= Earned media =

Content relating to a person or organization

Earned media (or free media) is content relating to a person or organization, which is published by a third party without any form of payment to the publisher. It includes articles by media outlets, interviews with the person or representatives of the organization, or bylined editorials in trade press and other publications. The phrase "earned media" serves as a contrast to the concept of "paid media". It may also include social media sharing, unpaid mentions by podcast hosts and guests, or word-of-mouth marketing.

Earned media excludes advertising (paid media) and company branding (owned media).

==Background==
Marketing communication can be summarized as falling into four categories, (paid, earned, social [or shared], and owned) media. This categorization is sometimes referred to as the PESO model.

- Paid media is a traditional approach to promotion, and usually takes the form of advertising or advertorials (paid opinion pieces). Paid media also includes marketing activities like sponsored posts and paying to have links posted in a Chumbox.
- Earned media is not paid for, but is published voluntarily by third parties (e.g., an article in a daily newspaper). This includes traditional publicity activities such as media relations or publicity (e.g., sending press releases to newspapers and magazines, in hopes that they will voluntarily publish an independent article about the organization or product) and investor relations (e.g., providing information of interest to investors or a business journal).
- Social, or shared, media refers to customers and other members of the public sharing content on social media platforms (e.g., someone recommending a product to a friend on Facebook), as well as social media content produced by the company.
- Owned media is produced by the company itself on channels it directly controls (e.g., the corporate website, corporate social media accounts). Owned media is self-published.

Sometimes, the categories overlap. For example, paying a social media influencer to promote a product or event is both "social" and "paid" media. If a company is criticized online, and the controversy is described in a news article, that could be both "shared" and "earned" media.

== Description ==
Earned media is what happens when a person or organization is spoken of by a third party, with no payment changing hands. Examples include mentions in traditional media, guest appearances on television shows, or an opinion piece in a periodical. Sometimes social media mentions, ratings, reviews, and online discussions are included in this category.

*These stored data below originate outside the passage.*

template <int V, int I, int NACC>
__device__ __forceinline__ void sp_step(SpPix<V>& K, const float4* __restrict__ pcrow, const float4& q0, const float4& q1, const float4& q2, const float4& q3, const float4& q4, const SpSurf& S,
                                        bool valid, uint32_t idx0, int j, bool geo, float ddelx_dx, float ddely_dy, float* acc, uint32_t& okbits)
{
    constexpr bool L = SpTraits<V>::NC4 > 0;
    float4 pc0 = make_float4(0.f, 0.f, 0.f, 0.f);
    if constexpr (L) pc0 = pcrow[I];
    const uint32_t last = (V == GSR_EWA && L) ? __float_as_uint(pc0.w) : bc_movu<I>(K.last);
    if constexpr (V != GSR_SURFEL) {
        constexpr int DX = I & 3, DY = I >> 2;
        float dx, dy, dxx = 0.f, dxy = 0.f, dyy = 0.f, power;
        if constexpr (V == GSR_EWA) {
            dx = S.cdx - (float)DX; dy = S.cdy - (float)DY;
            dxx = dx * dx; dxy = dx * dy; dyy = dy * dy;
            power = fmaf(-0.5f, fmaf(q1.x, dyy, q0.z * dxx), -(q0.w * dxy));
        } else {
            dx = q0.x - (K.rowx + (float)DX); dy = q0.y - (K.rowy + (float)DY);
            power = -0.5f * (q0.z * dx * dx + q1.x * dy * dy) - q0.w * dx * dy;
        }
        const float G = __expf(power);
        const float alpha = fminf(0.99f, q1.y * G);
        const bool ok = valid & (idx0 < last) & !(power > 0.0f) & !(alpha < 1.0f / 255.0f);
        const float al = ok ? alpha : 0.0f, Gm = ok ? G : 0.0f;
        const float om = 1.f - al;
        const float r1a = rcp_(om);
        const float Tj = bc_fresh<I>(K.Tc) * row_scan_mul(r1a);
        const float w = al * Tj;
        float u = L ? pc0.x * q1.z : bc_mul<I>(K.dLp0, q1.z);
        u = pc_fmac<I, L>(u, K.dLp1, pc0.y, q1.w);
        u = pc_fmac<I, L>(u, K.dLp2, pc0.z, q2.x);
        if constexpr (V == GSR_PLANE) {
            if (geo) {
                u = pc_fmac<I, L>(u, K.dA0, pc0.w, q2.y); u = bc_fmac<I>(u, K.dA1, q2.z); u = bc_fmac<I>(u, K.dA2, q2.w);
                u = bc_fmac<I>(u, K.dA3, q3.x); u = bc_fmac<I>(u, K.dA4, q3.y);
            }
        }
        const float wu = w * u;
        const float si = row_scan_add(wu);
        const float Scb = bc_fresh<I>(K.Sc);
        const float Sfx = Scb + (si - wu);
        const float dL_dalpha = ok ? (u * Tj - Sfx * r1a) : 0.0f;
        carry_put<I>(K.Tc, K.Sc, Tj, Scb + si);
        acc[0] = pc_fmac<I, L>(acc[0], K.dLp0, pc0.x, w); acc[1] = pc_fmac<I, L>(acc[1], K.dLp1, pc0.y, w); acc[2] = pc_fmac<I, L>(acc[2], K.dLp2, pc0.z, w);
        if constexpr (V == GSR_EWA) {
            const float gG = Gm * dL_dalpha;
            const float h = gG * S.oh;
            acc[3] += gG;
            acc[6] = fmaf(h, dxx, acc[6]); acc[7] = fmaf(h, dxy, acc[7]); acc[8] = fmaf(h, dyy, acc[8]);
            acc[4] = fmaf(h, dx, acc[4]); acc[5] = fmaf(h, dy, acc[5]);
        } else {
            const float dL_dG = q1.y * dL_dalpha;
            const float gdx = Gm * dx, gdy = Gm * dy;
            const float dG_ddelx = -gdx * q0.z - gdy * q0.w;
            const float dG_ddely = -gdy * q1.x - gdx * q0.w;
            const float g_mx = dL_dG * dG_ddelx * ddelx_dx;
            const float g_my = dL_dG * dG_ddely * ddely_dy;
            acc[3] += Gm * dL_dalpha;
            acc[4] += g_mx; acc[5] += g_my;
            acc[6] += -0.5f * gdx * dx * dL_dG;
            acc[7] += -0.5f * gdx * dy * dL_dG;
            acc[8] += -0.5f * gdy * dy * dL_dG;
            acc[9] += fabsf(g_mx); acc[10] += fabsf(g_my);
            if (geo) {
                acc[11] = pc_fmac<I, L>(acc[11], K.dA0, pc0.w, w); acc[12] = bc_fmac<I>(acc[12], K.dA1, w); acc[13] = bc_fmac<I>(acc[13], K.dA2, w);
                acc[14] = bc_fmac<I>(acc[14], K.dA3, w); acc[15] = bc_fmac<I>(acc[15], K.dA4, w);
            }
        }
    } else {
        const float opa = q2.w;
        constexpr int DX = I & 3, DY = I >> 2;
        float ppx = S.P0x, ppy = S.P0y, ppz = S.P0z;
        if constexpr (DX != 0) { ppx = fmaf((float)DX, S.Pxx, ppx); ppy = fmaf((float)DX, S.Pxy, ppy); ppz = fmaf((float)DX, S.Pxz, ppz); }
        if constexpr (DY != 0) { ppx = fmaf((float)DY, S.Pyx, ppx); ppy = fmaf((float)DY, S.Pyy, ppy); ppz = fmaf((float)DY, S.Pyz, ppz); }
        const float rpz = (ppz == 0.0f) ? 0.0f : rcp_nr(ppz);
        const float sx = ppx * rpz, sy = ppy * rpz;
        const float rho3d = sx * sx + sy * sy;
        const float dx = S.cdx - (float)DX, dy = S.cdy - (float)DY;
        const float rho2d = FILTER_INV_SQ * (dx * dx + dy * dy);
        const float rho = fminf(rho3d, rho2d);
        const bool b3 = rho3d <= rho2d;
        const float c_d = b3 ? S.D * rpz : S.Tw2;
        const float G = __builtin_amdgcn_exp2f(rho * (-0.5f * 1.4426950408889634f));
        const float alpha = fminf(0.99f, opa * G);
        const bool ok = valid & (idx0 < last) & !(ppz == 0.0f) & !(c_d < NEAR_N) & !(alpha < 1.0f / 255.0f);
        const float al = ok ? alpha : 0.0f, cd = ok ? c_d : 1.0f;
        okbits |= ok ? (1u << I) : 0u;
        const float om = 1.f - al;
        const float r1a = rcp_(om);
        const float Tj = bc_fresh<I>(K.Tc) * row_scan_mul(r1a);
        const float w = al * Tj;
        const float rcd = rcp_(cd);
        const float m_d = fmaf(-(FAR_N * NEAR_N) / (FAR_N - NEAR_N), rcd, FAR_N / (FAR_N - NEAR_N));
        const float dmd_dd = ((FAR_N * NEAR_N) / (FAR_N - NEAR_N)) * rcd * rcd;
        float u = bc_mul<I>(K.c2, m_d * m_d);
        u = bc_fmac<I>(u, K.c1, m_d);
        u = bc_add<I>(K.c0, u);
        u = pc_fmac<I, L>(u, K.dLd, pc0.w, cd);
        u = pc_fmac<I, L>(u, K.dLp0, pc0.x, q3.w); u = pc_fmac<I, L>(u, K.dLp1, pc0.y, q4.x); u = pc_fmac<I, L>(u, K.dLp2, pc0.z, q4.y);
        u = bc_fmac<I>(u, K.dN0, q3.x); u = bc_fmac<I>(u, K.dN1, q3.y); u = bc_fmac<I>(u, K.dN2, q3.z);
        const float wu = w * u;
        const float si = row_scan_add(wu);
        const float Scb = bc_fresh<I>(K.Sc);
        const float Sfx = Scb + (si - wu);
        const float dL_dalpha = ok ? (u * Tj - Sfx * r1a) : 0.0f;
        carry_put<I>(K.Tc, K.Sc, Tj, Scb + si);
        const uint32_t med = bc_movu<I>(K.med);
        const float dLmd = bc_mov<I>(K.dLmd);
        float dL_dz = (ok & (idx0 + 1u == med)) ? dLmd : 0.0f;
        const float dL_dmd = w * bc_add<I>(K.c1, bc_mul<I>(K.c2, m_d + m_d));
        dL_dz += dL_dmd * dmd_dd;
        dL_dz = pc_fmac<I, L>(dL_dz, K.dLd, pc0.w, w);
        const float dL_dG = opa * dL_dalpha;
        const float dL_dG3 = b3 ? dL_dG : 0.0f, dL_dG2 = b3 ? 0.0f : dL_dG, dL_dz3 = b3 ? dL_dz : 0.0f;
        const float dL_dsx = dL_dG3 * -G * sx + dL_dz3 * S.Tw0;
        const float dL_dsy = dL_dG3 * -G * sy + dL_dz3 * S.Tw1;
        const float dpx = dL_dsx * rpz, dpy = dL_dsy * rpz, dpz = -(dpx * sx + dpy * sy);
        acc[0] = pc_fmac<I, L>(acc[0], K.dLp0, pc0.x, w); acc[1] = pc_fmac<I, L>(acc[1], K.dLp1, pc0.y, w); acc[2] = pc_fmac<I, L>(acc[2], K.dLp2, pc0.z, w);
        acc[3] += G * dL_dalpha;
        acc[4] = bc_fmac<I>(acc[4], K.dN0, w); acc[5] = bc_fmac<I>(acc[5], K.dN1, w); acc[6] = bc_fmac<I>(acc[6], K.dN2, w);
        acc[7] += dpx; acc[8] += dpy; acc[9] += dpz;
        if constexpr (DX != 0) { acc[10] = fmaf((float)DX, dpx, acc[10]); acc[11] = fmaf((float)DX, dpy, acc[11]); acc[12] = fmaf((float)DX, dpz, acc[12]); }
        if constexpr (DY != 0) { acc[13] = fmaf((float)DY, dpx, acc[13]); acc[14] = fmaf((float)DY, dpy, acc[14]); acc[15] = fmaf((float)DY, dpz, acc[15]); }
        acc[18] = fmaf(dL_dz3, sx, acc[18]); acc[19] = fmaf(dL_dz3, sy, acc[19]); acc[20] += dL_dz;
        acc[16] += dL_dG2 * (-G * FILTER_INV_SQ * dx);
        acc[17] += dL_dG2 * (-G * FILTER_INV_SQ * dy);
    }
}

Although earned media is not paid for, it is not entirely cost-free. Generating earned media may require hiring staff, creating content, promoting the brand through paid media, or creating programs (e.g., a contest) that will result earned media. If an advertisement or other paid marketing effort goes viral, so that other people and media outlets publish about it without payment, then the additional exposure (but not the original paid media) is earned media.

While marketers can help generate earned media activity, they do not generate it directly. It is earned "through relationships, incredibly newsworthy stories, and targeted messaging", without paying the media outlet. One inherent limitation, compared to paid or owned media, is that the person or organization has to convince journalists, editors, and television news producers to write a story about them, or an editor to publish an outside editorial. While this gatekeeper function serves to filter out lower quality and non-newsworthy content, it may also allow media outlets to act as censors when they do not agree with the source or its message.

Further, because the person or organization does not control the message once it is in the hands of a journalist, the message may not be what they wanted, and may be negative. As one example, while the 2016 Trump political campaign was cited as having obtained billions of dollars in earned media, one study estimated that 23% of earned media mentions were negative.

== Reputation ==
Earned media is trusted more by consumers than other forms of promotion.

A Nielsen study in 2013 found that earned media (also described in the report as word-of-mouth) is the most trusted source of information in all countries it surveyed worldwide, and is the channel most likely to stimulate the consumer to action. In a 2019 study by the Institute for Public Relations, participants shown an earned news story, an advertisement, a blog post, and a company blog post found the earned media story the most credible. Readers sought out and paid attention to information such as the independence and credentials of the journalist, the balance of the coverage, and the prestige of the outlet in which the story appeared. Consumers are more likely to trust a voluntary recommendation from someone they know more than a paid advertisement.

==Metrics==
Compared to advertising metrics, the value that earned media contributes to the organization's profitability and purpose is harder to determine. However, various ways of estimating an advertising equivalency have been proposed by the Public Relations Society of America. Sometimes simpler methods, such as the number of followers on a journalist's social media page, have been used.